Disease. Certain health conditions that may not be directly associated with the mouth can affect gum health. For example, leukemia patients may develop gingivitis if leukemia cells invade the gum tissue (Kasper 2005). Fanconi anemia is a rare genetic disorder that attacks bone marrow and reduces white blood cell production, leaving the patient predisposed to infections and more susceptible to gum disease (Nowzari 2001).

Hormonal Changes. During periods of hormonal fluctuation (e.g., pregnancy and menopause), women may become more susceptible to gingivitis due to decreased salivation and blood supply to the gums. It is also thought that increased hormone levels cause the gums to respond aggressively to bacteria-producing irritation. However, while it is clear that hormone levels play a role in the progression of periodontal disease, hormones do not specifically cause gingivitis (Mascarenhas 2003). Of particular importance to women is that several recent studies indicate that pregnant women with periodontal disease may be more likely to deliver a pre-term, low-birth-weight infant (Jeffcoat 2003).

Poor Nutrition. A diet lacking in adequate amounts of calcium, vitamin C, and B vitamins can increase the risk of developing periodontal disease (Nishida 2000a,b; Kasper 2005).

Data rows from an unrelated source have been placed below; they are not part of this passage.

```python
def _wgrad_workspace(dev, cin, cout, kw):
    if DETERMINISTIC_WGRAD:
        need = min(int(lib.w2l_wgrad_workspace_bytes(cin, cout, kw)), SPLITK_WS_CAP)
    else:
# ... 599 lines not shown
        if FAST_BN_BWD and not DETERMINISTIC_WGRAD and batch_stats and not self.precise and dev.type == 'cuda':
            slot_need = sum(STAT_SLOTS * 2 * acts[uc.out_index].CP for uc in ctx['units'] if uc.unit.main.has_bn and uc.unit.res is None)
        bias_need = 0
        if batch_stats:
            for u in self.units:
                for c in (u.main, u.res):
                    if c is not None and c.bias is not None and c.has_bn:
                        bias_need += roundup(c.cout, 64)
        zbuf = zeros(pool_elems + slot_need + bias_need, torch.float32, dev)
        small_pool = zbuf[:pool_elems]
        pool_off = 0
        self._slot_pool = [zbuf[pool_elems: pool_elems + slot_need], 0, {}] if slot_need else None
        self._zero_pool = [zbuf[pool_elems + slot_need:], 0] if bias_need else None
        lib.w2l_conv_stats_mode(STAT_SLOTS if self._slot_pool is not None else 0)
        lib.w2l_wgrad_deterministic(int(DETERMINISTIC_WGRAD))
        act_grads: List[List[tuple]] = [[] for _ in acts]
        if self.head is None:
            last = acts[-1]
            _lib.poison('open stack')
            gp = torch.zeros(N, last.T, last.CP, dtype=torch.float32, device=dev)
            gp[:, :, :last.C] = g_out.float().transpose(1, 2)
            act_grads[len(acts) - 1].append((gp, 0, 0, PAD_ZERO, last.T))
        else:
            self._plan_wgrad_groups(ctx)
            pool_off = self._head_backward(ctx, g_out, small_pool, grads, act_grads)
        self._units_backward(ctx, act_grads, small_pool, pool_off, grads, batch_stats)
        for recs in list(self._wg_pending.values()):
            for r in recs:
                self._wgrad_single(r, grads)
        self._wg_pending.clear()
# ... 744 lines not shown
```

wav2letter_pytorch_amd/replay.py:

```python
from __future__ import annotations

import os
import weakref
from typing import Optional

import numpy as np
import torch

from . import _lib
from ._lib import check, lib, ptr

ENABLED = os.environ.get('W2L_REPLAY', '1') != '0'
WARM_STEPS = int(os.environ.get('W2L_REPLAY_WARM', '2'))
MAX_GROUPS = int(os.environ.get('W2L_REPLAY_MAX_SHAPES', '8'))
MAX_FAILURES = 3
FP8_EAGER_EVERY = 256
FP8_EAGER_STEPS = 10
VERBOSE = os.environ.get('W2L_REPLAY_VERBOSE', '0') == '1'
LENS_RING = 4
TRANSIENT = ('fp8 weight scale', 'kernel plans were measured', 'measuring launches', 'workspace grown', 'created', 'table built',
             'momentum buffer')
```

Smoking. Tobacco use may be one of the largest preventable risk factors for periodontal disease. According to one study, smoking may be responsible for more than half of adult cases of periodontal disease in the US. The same study also found that smokers are four times more likely to develop advanced periodontal disease than people who have never smoked (Giannopoulou 2003). Smoking diminishes oxygen and nutrient delivery to gum tissue and interferes with the synthesis of cytokines that regulate immunity and inflammation. Smoking also poses a risk of periodontal therapy failure, treatment complications, and increased time to treat the disease (Papantonopoulos 1999).

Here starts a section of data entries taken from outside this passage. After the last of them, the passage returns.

int enqueue_path_slots(gg_ctx *ctx) {
    ctx->g_slots_ready = false;
    if (ctx->walk_stream == ctx->stream || ctx->in_epoch_add || getenv("GG_NO_EARLY_SLOTS")) return GG_OK;
    const int64_t n_walks = ctx->w_total, n_pos = n_walks * (int64_t)ctx->w_stride;
    if (!staged_allowed(ctx) || ctx->cfg.window_size > 2 || n_walks == 0 || n_pos >= (1ll << 31)) return GG_OK;
    if (ctx->g_slots_unused >= 2) {
        if (ctx->sgp_slot.p) {
            for (DevBuf *b : {&ctx->sgp_cnt, &ctx->sgp_off, &ctx->sgp_slot, &ctx->sgp_list, &ctx->sgp_key, &ctx->sgp_scan, &ctx->sgp_hub}) b->release();
            ctx->sgp_cnt_clean = false;
        }
        return GG_OK;
    }
    hipStream_t st = ctx->walk_stream;
    const size_t cnt_before = ctx->sgp_cnt.bytes;
    GG_HIP(ctx, ctx->sgp_cnt.reserve(sizeof(int32_t) * (size_t)ctx->n_node));
    if (ctx->sgp_cnt.bytes != cnt_before || !ctx->sgp_cnt_clean) GG_HIP(ctx, hipMemsetAsync(ctx->sgp_cnt.p, 0, ctx->sgp_cnt.bytes, st));
    ctx->sgp_cnt_clean = false;
    GG_HIP(ctx, ctx->sgp_off.reserve(sizeof(int32_t) * (size_t)ctx->n_node));
    GG_HIP(ctx, ctx->sgp_list.reserve(sizeof(int4) * (size_t)ctx->n_node));
    GG_HIP(ctx, ctx->sgp_slot.reserve(sizeof(int32_t) * (size_t)n_pos));
    GG_HIP(ctx, ctx->sgp_key.reserve(sizeof(int32_t) * (size_t)n_pos));
    GG_HIP(ctx, ctx->sgp_tot.reserve(sizeof(int64_t) * 4));
    if (!ctx->ev_slots_done) GG_HIP(ctx, hipEventCreateWithFlags(&ctx->ev_slots_done, hipEventDisableTiming));
    const unsigned long long *flag = ctx->dev_ctr + 3;
    const dim3 pgrid((unsigned)cdiv(n_pos, 256));
    int32_t *cnt = ctx->sgp_cnt.as<int32_t>(), *off = ctx->sgp_off.as<int32_t>(), *slot = ctx->sgp_slot.as<int32_t>();
    hipLaunchKernelGGL(path_count_kernel, pgrid, dim3(256), 0, st, ctx->w_paths.as<int32_t>(), ctx->w_len.as<int32_t>(), ctx->w_stride, n_walks, cnt, slot, flag);
    int rc = device_segment_rows(ctx, cnt, ctx->n_node, ctx->sg_threshold, off, ctx->sgp_list.as<int4>(), ctx->sgp_tot.as<int64_t>(), st, &ctx->sgp_scan);
    if (rc != GG_OK) return rc;
    rc = hub_index(ctx, cnt, off, ctx->sgp_hub, ctx->sgp_tot.as<int64_t>(), st);
    if (rc != GG_OK) return rc;
    hipLaunchKernelGGL(path_slot_kernel, pgrid, dim3(256), 0, st, ctx->w_paths.as<int32_t>(), ctx->w_len.as<int32_t>(), ctx->w_stride, n_walks, cnt, off,
                       ctx->sg_threshold, slot, ctx->sgp_key.as<int32_t>(), flag);
    GG_HIP(ctx, hipGetLastError());
    GG_HIP(ctx, hipEventRecord(ctx->ev_slots_done, st));
    ctx->g_slots_ready = true;
    ctx->g_slots_walks = n_walks;
    ctx->g_slots_stride = ctx->w_stride;
    return GG_OK;
}

__global__ void normalize_flags_kernel(int32_t *f, int n) {
    const int i = blockIdx.x * blockDim.x + threadIdx.x;
    if (i < n && f[i] > 1) f[i] = 1;
}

Stress and Depression. Stress has been linked to an increased risk of periodontal disease, possibly because it may trigger an increase in behaviors such as smoking and poor oral hygiene. Sustained levels of financial stress and poor coping abilities, which can trigger habits such as poor diet or smoking, double the risk of developing periodontal disease (Genco 1999). Researchers have also found that clinically depressed patients are only half as likely to benefit from periodontal treatment as non-depressed patients (Elter 2002).